• [Available data]:
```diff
@@ -165,25 +166,23 @@
       const float a0 = fminf(0.99f, oG.x), a1 = fminf(0.99f, oG.y);
       return f32x2{((power.x > 0.0f) || (a0 < 1.0f / 255.0f)) ? 0.f : a0, ((power.y > 0.0f) || (a1 < 1.0f / 255.0f)) ? 0.f : a1};
     };
-    auto alpha2_of = [&](uint32_t buf, int j) -> f32x2 { return alpha2_rec(rec3_of(buf, j)); };
     float al[NSTEP];
     uint32_t nmy[NS];
 #pragma unroll
     for (int q = 0; q < NS; q++) {
       const uint32_t ci = (uint32_t)pr + (uint32_t)q * NP;
+      nmy[q] = ci < nchunk ? min((uint32_t)CHS, avail - ci * CHS) : 0u;
+    }
+    auto phase_a = [&](const int q, const bool publish) __attribute__((always_inline)) {
+      const uint32_t ci = (uint32_t)pr + (uint32_t)q * NP;
       const bool hasq = ci < nchunk;
-      nmy[q] = hasq ? min((uint32_t)CHS, avail - ci * CHS) : 0u;
-      if (q == 0) {
-#pragma unroll
-        for (int s = 0; s < NSTEP; s++) al[s] = 0.f;
-      }
       float tp = 1.0f;
       if (hasq) {
         float4 rq = make_float4(0, 0, 0, __uint_as_float(0u));
         float fv[NVF > 0 ? NVF : 1];
 #pragma unroll
         for (int i = 0; i < (NVF > 0 ? NVF : 1); i++) fv[i] = 0.f;
-        const bool valid = (uint32_t)lane < nmy[q];
+        const bool valid = (uint32_t)lane < (q ? nmy[1] : nmy[0]);
         float* rp = reinterpret_cast<float*>(&recP[ci][0]) + (((lane >> 2) * 2 + (lane & 1)) * 12 + ((lane >> 1) & 1));
         int tile_ = tile;
         asm volatile("" : "+s"(tile_));
@@ -228,7 +227,7 @@
           const Rec3 Rc = Rn;
           if (j + 1 < NSTEP / 2) Rn = rec3_of(ci, j + 1);
           const f32x2 a2 = alpha2_rec(Rc);
-          if (q == 0) { al[2 * j] = a2.x; al[2 * j + 1] = a2.y; }
+          al[2 * j] = a2.x; al[2 * j + 1] = a2.y;
           tp2 = tp2 * (1.0f - a2);
         }
         tp = tp2.x * tp2.y;
@@ -241,33 +240,17 @@
         swap32(t0, t1);
         tp = t0 * t1;
       }
-      if (k == 0) Tp[round & 1][ci][pixq] = tp;
-    }
-    MGS_TRACE(4 + 8 * round);
-    __syncthreads();
-    __builtin_amdgcn_s_waitcnt(0x0F70);
-    MGS_TRACE(5 + 8 * round);
-    const uint32_t rb = rbase[round & 1];
-    if (rb + (uint32_t)NW > pool) { overflow = true; break; }
-    float Tin[NS], Tnext = Tround;
-#pragma unroll
-    for (int q = 0; q < NS; q++) Tin[q] = Tround;
-#pragma unroll
-    for (int c2 = 0; c2 < NW; c2++) {
-      const float t2 = Tp[round & 1][c2][pixx];
-#pragma unroll
-      for (int q = 0; q < NS; q++) Tin[q] = (c2 < pr + q * NP) ? Tin[q] * t2 : Tin[q];
-      Tnext *= t2;
-    }
-#pragma unroll
-    for (int q = 0; q < NS; q++) {
+      if (publish && k == 0) Tp[round & 1][ci][pixq] = tp;
+    };
+    uint32_t rb = 0;
+    auto phase_b = [&](const int q, const float Tin_q) __attribute__((always_inline)) {
       const uint32_t ci = (uint32_t)pr + (uint32_t)q * NP;
       const bool hasq = ci < nchunk;
-      const float Tpart = __uint_as_float(lane_xor<32>(__float_as_uint(Tin[q]), lane));
-      float T = k ? Tpart : Tin[q];
+      const float Tpart = __uint_as_float(lane_xor<32>(__float_as_uint(Tin_q), lane));
+      float T = k ? Tpart : Tin_q;
       const bool live = hasq && pq.inside && !(T < 0.0001f);
       if (ballot(live) != 0) {
-        const uint32_t n_my = nmy[q];
+        const uint32_t n_my = q ? nmy[1] : nmy[0];
         float Cc[3] = {0.f, 0.f, 0.f};
         float Cv[NVF > 0 ? NVF : 1];
 #pragma unroll
@@ -306,12 +289,10 @@
           stop = stop || (uint32_t)(2 * g * GS) >= n_my || ballot(Tc != 0.f) == 0;
           __builtin_amdgcn_sched_barrier(0);
           if (!stop) {
-            f32x2 a2q = {0.f, 0.f};
 #pragma unroll
             for (int u4 = 0; u4 < GS; u4++) {
               const int s = g * GS + u4;
-              if (q != 0 && (u4 & 1) == 0) a2q = alpha2_of(ci, s >> 1);
-              float a0 = (q == 0) ? al[s] : ((u4 & 1) ? a2q.y : a2q.x), a1 = a0;
+              float a0 = al[s], a1 = a0;
               swap32(a0, a1);
               float wq[2];
               const float aa[2] = {a0, a1};
@@ -388,7 +369,45 @@
         }
         if (live) { my_vis = cbase + ci + 1; my_Tf = T; }
       }
-    }
+    };
+    constexpr int GA = 2;
+    static_assert(GA < NP, "slot 1 goes in two groups of pairs");
+    float Tnext = Tround;
+    int p0 = 0, p1 = NP;
+#pragma clang loop unroll(disable)
+    for (int st = eager ? -1 : 0;; st++) {
+      asm volatile("" : "+v"(k), "+v"(pl), "+v"(pixq), "+v"(pixx));
+      const int q = st == 0 ? 0 : 1;
+      const bool act = pr >= p0 && pr < p1;
+#pragma unroll
+      for (int s = 0; s < NSTEP; s++) al[s] = 0.f;
+      if (act) {
+        phase_a(q, st <= 0 || !eager);
+        if (st > 0) MGS_TRACE(8 + 8 * round);
+      }
+      if (st < 0) continue;
+      if (st == 0) MGS_TRACE(4 + 8 * round);
+      if (st == 0 || !eager) __syncthreads();
+      if (st == 0) {
+        __builtin_amdgcn_s_waitcnt(0x0F70);
+        MGS_TRACE(5 + 8 * round);
+        rb = rbase[round & 1];
+        if (rb + (uint32_t)NW > pool) { overflow = true; break; }
+      }
+      float Tin = Tnext;
+#pragma unroll
+      for (int c2 = 0; c2 < NP; c2++) {
+        const float t2 = (c2 >= p0 && c2 < p1) ? Tp[round & 1][q * NP + c2][pixx] : 1.0f;
+        Tin = (c2 < pr) ? Tin * t2 : Tin;
+        Tnext *= t2;
+      }
+      if (act) phase_b(q, Tin);
+      if (st == 2) break;
+      p0 = st == 0 ? 0 : GA;
+      p1 = st == 0 ? GA : NP;
+      if (!((uint32_t)(NP + p0) < nchunk) || ballot(insidex && !(Tnext < 0.0001f)) == 0) break;
+    }
+    if (overflow) break;
     MGS_TRACE(7 + 8 * round);
     Tround = Tnext;
     qhead += min(avail, nchunk * CHS);
@@ -475,17 +494,20 @@
     ticket = atomicAdd(&flags[FLAG_BLOCKS_DONE], 1u + dep) + 1u;
   }
   const size_t HW = (size_t)r.Hv * r.W;
-  if (p.inside) {
+  int lane_o = lane;
+  asm volatile("" : "+v"(lane_o));
+  const PixBlk po = pix_blk(r, tile, sub, lane_o);
+  if (po.inside) {
 #pragma unroll
     for (int kk = 0; kk < NOWN; kk++) {
       const int ch = w + kk * NW;
-      if (ch < 3) out_color[((size_t)p.v * 3 + ch) * HW + p.pixl] = img[kk] + Tf * r.bg[ch];
-      else if (ch < NCH && use_feat) out_feat[((size_t)p.v * F + (ch - 3)) * HW + p.pixl] = img[kk];
+      if (ch < 3) out_color[((size_t)po.v * 3 + ch) * HW + po.pixl] = img[kk] + Tf * r.bg[ch];
+      else if (ch < NCH && use_feat) out_feat[((size_t)po.v * F + (ch - 3)) * HW + po.pixl] = img[kk];
     }
   }
   if (w == 0) {
     last_chunk[((size_t)tile * 4 + sub) * 64 + lane] = vis;
-    if (p.inside) final_T[p.pixa] = Tf;
+    if (po.inside) final_T[po.pixa] = Tf;
     if (lane == 0) {
       nsurv[(size_t)tile * 4 + sub] = make_uint2(qtail, round > 0 || vis > 0 ? rb_hist[0] : 0u);
       if (ticket == (uint32_t)nblocks && host_status) {
```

• [Task details]:
Go through the material line by line. Show each line that contains the string "Tround".

• [Written response]:
-    float Tin[NS], Tnext = Tround;
-    for (int q = 0; q < NS; q++) Tin[q] = Tround;
+    float Tnext = Tround;
     Tround = Tnext;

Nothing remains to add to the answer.